[Prompt] Go through the records and copy each line where the string "bool" occurs.
---------- Material shown
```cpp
int dvd_pack_conv_weight(int dtype, const float* w, const float* sigma, int Cout, int Cin, int ntaps,
                         int Cip, int co_off, int co_tot_f, int co_tot_d, void* wf, void* wd,
                         int kt, int kh, int kw, int ci_off, int ci_tot, void* stream);
typedef struct {
    const float* w; const float* sigma; void* wf; void* wd;
    int Cout, Cin, ntaps, Cip, co_off, co_tot_f, co_tot_d, kt, kh, kw, ci_off, ci_tot;
} dvd_pack_item;
int dvd_pack_conv_weight_batched(int dtype, const dvd_pack_item* items, int n, void* stream);
// ... 171 lines not shown
```

Before: 144.3 clips/s.

## Add pixel-major line4 kernel for 4x4 convs skipping out-of-frame taps

Adds a new conv tile path for 4x4 spatial frames (the GRU kind-4 convs). It organizes each tile as one image row across 32 frames, so only the kernel rows and columns that overlap the frame are computed and loaded, instead of all KS*KS taps. The split planner and group ordering are updated to model per-line step counts, and the split caps for these layers are lowered. This adds kernel complexity and a larger LDS footprint in the grouped kernel, and it can be turned off through an env var.

```diff
diff --git a/dvd_gan_amd/csrc/conv_common.h b/dvd_gan_amd/csrc/conv_common.h
--- a/dvd_gan_amd/csrc/conv_common.h
+++ b/dvd_gan_amd/csrc/conv_common.h
@@ -464,6 +464,14 @@
     static __device__ __forceinline__ int sw(int hy, int hx) { return ((hx >> 2) + SWA * hy) & 3; }
 };
 
+struct Line4 {
+    static constexpr __host__ __device__ int row_lo(int KS, int y) { return (KS >> 1) > y ? (KS >> 1) - y : 0; }
+    static constexpr __host__ __device__ int row_hi(int KS, int y) { return 3 + (KS >> 1) - y < KS - 1 ? 3 + (KS >> 1) - y : KS - 1; }
+    static constexpr __host__ __device__ int rows(int KS, int y) { return row_hi(KS, y) - row_lo(KS, y) + 1; }
+    static constexpr __host__ __device__ int cols(int KS) { return KS == 5 ? 4 : KS; }
+    static constexpr __host__ __device__ int steps(int KS, int y) { return rows(KS, y) * cols(KS); }
+};
+
 constexpr int kGroupMax = 6;
 struct ConvGroup {
     int n, head, nslots;
diff --git a/dvd_gan_amd/csrc/conv_gb.hip b/dvd_gan_amd/csrc/conv_gb.hip
--- a/dvd_gan_amd/csrc/conv_gb.hip
+++ b/dvd_gan_amd/csrc/conv_gb.hip
@@ -400,12 +400,167 @@
     });
 }
 
-template <int TM, int S, bool RELU, int KS>
+struct Line4Cfg {
+    static constexpr int ROWB = 32 * 64;
+    static constexpr int HBYTES = 16 * ROWB;
+    static constexpr int LDSB = ROWB + 2 * HBYTES + 1024;
+};
+
+template <bool RELU, int KS>
+__device__ __forceinline__ void conv_line4_gbs_tile(const ConvK& p, char* const smem, const int mt, const int nt, const int z, const int ltile) {
+    using T = bf16_t;
+    constexpr int TM = 2, WN = 2, BNt = 128, SS = 16;
+    constexpr int ROWB = Line4Cfg::ROWB, HBYTES = Line4Cfg::HBYTES;
+    constexpr int ntap2 = KS * KS, pad = KS >> 1, NTX = Line4::cols(KS);
+    char* const zeros = &smem[0];
+    char* const hbuf0 = &smem[ROWB];
+    char* const dump = &smem[ROWB + 2 * HBYTES];
+    const int tid = threadIdx.x, lane = tid & 63, wave = tid >> 6;
+    const int wn = wave % WN;
+    const int n0 = nt * BNt;
+    const int y = mt & 3, ft0 = (mt >> 2) * 32;
+    const int per = (p.kchunks + p.nsplit - 1) / p.nsplit;
+    const int cc_begin = z * per, cc_end = min(p.kchunks, cc_begin + per);
+    constexpr unsigned esz = 2;
+
+    const int wu = __builtin_amdgcn_readfirstlane(wave);
+    const int wm = wu >> 1;
+    const int iy_lo = Line4::row_lo(KS, y), iy_hi = Line4::row_hi(KS, y), nl = iy_hi - iy_lo + 1;
+    const int ylo = y + iy_lo - pad;
+    const int ix0 = KS == 5 ? 1 - wm : 0;
+    const int xb = 2 * wm + ix0 - pad;
+
+    const unsigned ldb = (unsigned)p.ldi * esz;
+    const size_t base_b = (size_t)ft0 * SS * ldb;
+    const size_t left_b = p.in_bytes - base_b;
+    const __amdgpu_buffer_rsrc_t rin = __builtin_amdgcn_make_buffer_rsrc(
+        (void*)(p.in + base_b), 0, left_b > kRangeCap ? kRangeCap : (unsigned)left_b, 0x00020000);
+    const int nb32 = p.nb32;
+    const __amdgpu_buffer_rsrc_t rwq = __builtin_amdgcn_make_buffer_rsrc(
+        (void*)p.wq, 0, (unsigned)((size_t)ntap2 * p.kchunks * nb32 * 2048), 0x00020000);
+    const int hq = (lane & 3) ^ (lane >> 4);
+    const unsigned dbase = (unsigned)((((wu & 1) * 16 + (lane >> 2)) * SS + ylo * 4 + (wu >> 1)) * ldb) + hq * 16;
+    const bool ragged = (p.C & 31) != 0;
+    auto dmaH = [&](int hb, int cc_) __attribute__((always_inline)) {
+        unsigned lo_ = dbase + cc_ * 64;
+        if (ragged && cc_ == p.kchunks - 1) lo_ = cc_ * 32 + hq * 8 < p.C ? lo_ : kRowOOB;
+#pragma unroll
+        for (int i = 0; i < 8; ++i) {
+            const int line = i >> 1;
+            const bool on = line < nl;
+            char* dst_ = on ? hbuf0 + hb * HBYTES + (i * 4 + wu) * 1024 : dump;
+            const unsigned off_ = on ? lo_ + (unsigned)(line * 4 + (i & 1) * 2) * ldb : kRowOOB;
+            dma16(rin, dst_, off_);
+        }
+    };
+    const unsigned bvoff = (unsigned)(wn * 2 * 2048 + lane * 16);
+    const unsigned bnt = (unsigned)(nt * (BNt / 32)) * 2048u;
+    const unsigned brec = (unsigned)nb32 * 2048u;
+    const unsigned tapstep = (unsigned)p.kchunks * brec;
+    auto ldBq = [&](bf16x8 (&b)[2][2], unsigned rec) __attribute__((always_inline)) {
+#pragma unroll
+        for (int kk = 0; kk < 2; ++kk)
+#pragma unroll
+            for (int tn = 0; tn < 2; ++tn)
+                b[kk][tn] = __builtin_bit_cast(bf16x8, __builtin_amdgcn_raw_buffer_load_b128(rwq, bvoff, rec + (unsigned)(tn * 2048 + kk * 1024), 0));
+    };
+    auto rec0 = [&](int cc_) __attribute__((always_inline)) -> unsigned {
+        return ((unsigned)(iy_lo * KS + ix0) * p.kchunks + cc_) * brec + bnt;
+    };
+
+    f32x16 acc[TM][2];
+    {
+        const f32x16 zacc = {0.f, 0.f, 0.f, 0.f, 0.f, 0.f, 0.f, 0.f, 0.f, 0.f, 0.f, 0.f, 0.f, 0.f, 0.f, 0.f};
+#pragma unroll
+        for (int a = 0; a < TM; ++a)
+#pragma unroll
+            for (int b = 0; b < 2; ++b) acc[a][b] = zacc;
+    }
+    const int l31 = lane & 31, kh2 = lane >> 5;
+    const int swz = (l31 >> 2) & 3;
+    const int alane[2] = {l31 * 64 + ((kh2 ^ swz) << 4), l31 * 64 + (((2 + kh2) ^ swz) << 4)};
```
--------------------
[Response to this exercise]
-template <int TM, int S, bool RELU, int KS>
+template <bool RELU, int KS>
+    const bool ragged = (p.C & 31) != 0;
+            const bool on = line < nl;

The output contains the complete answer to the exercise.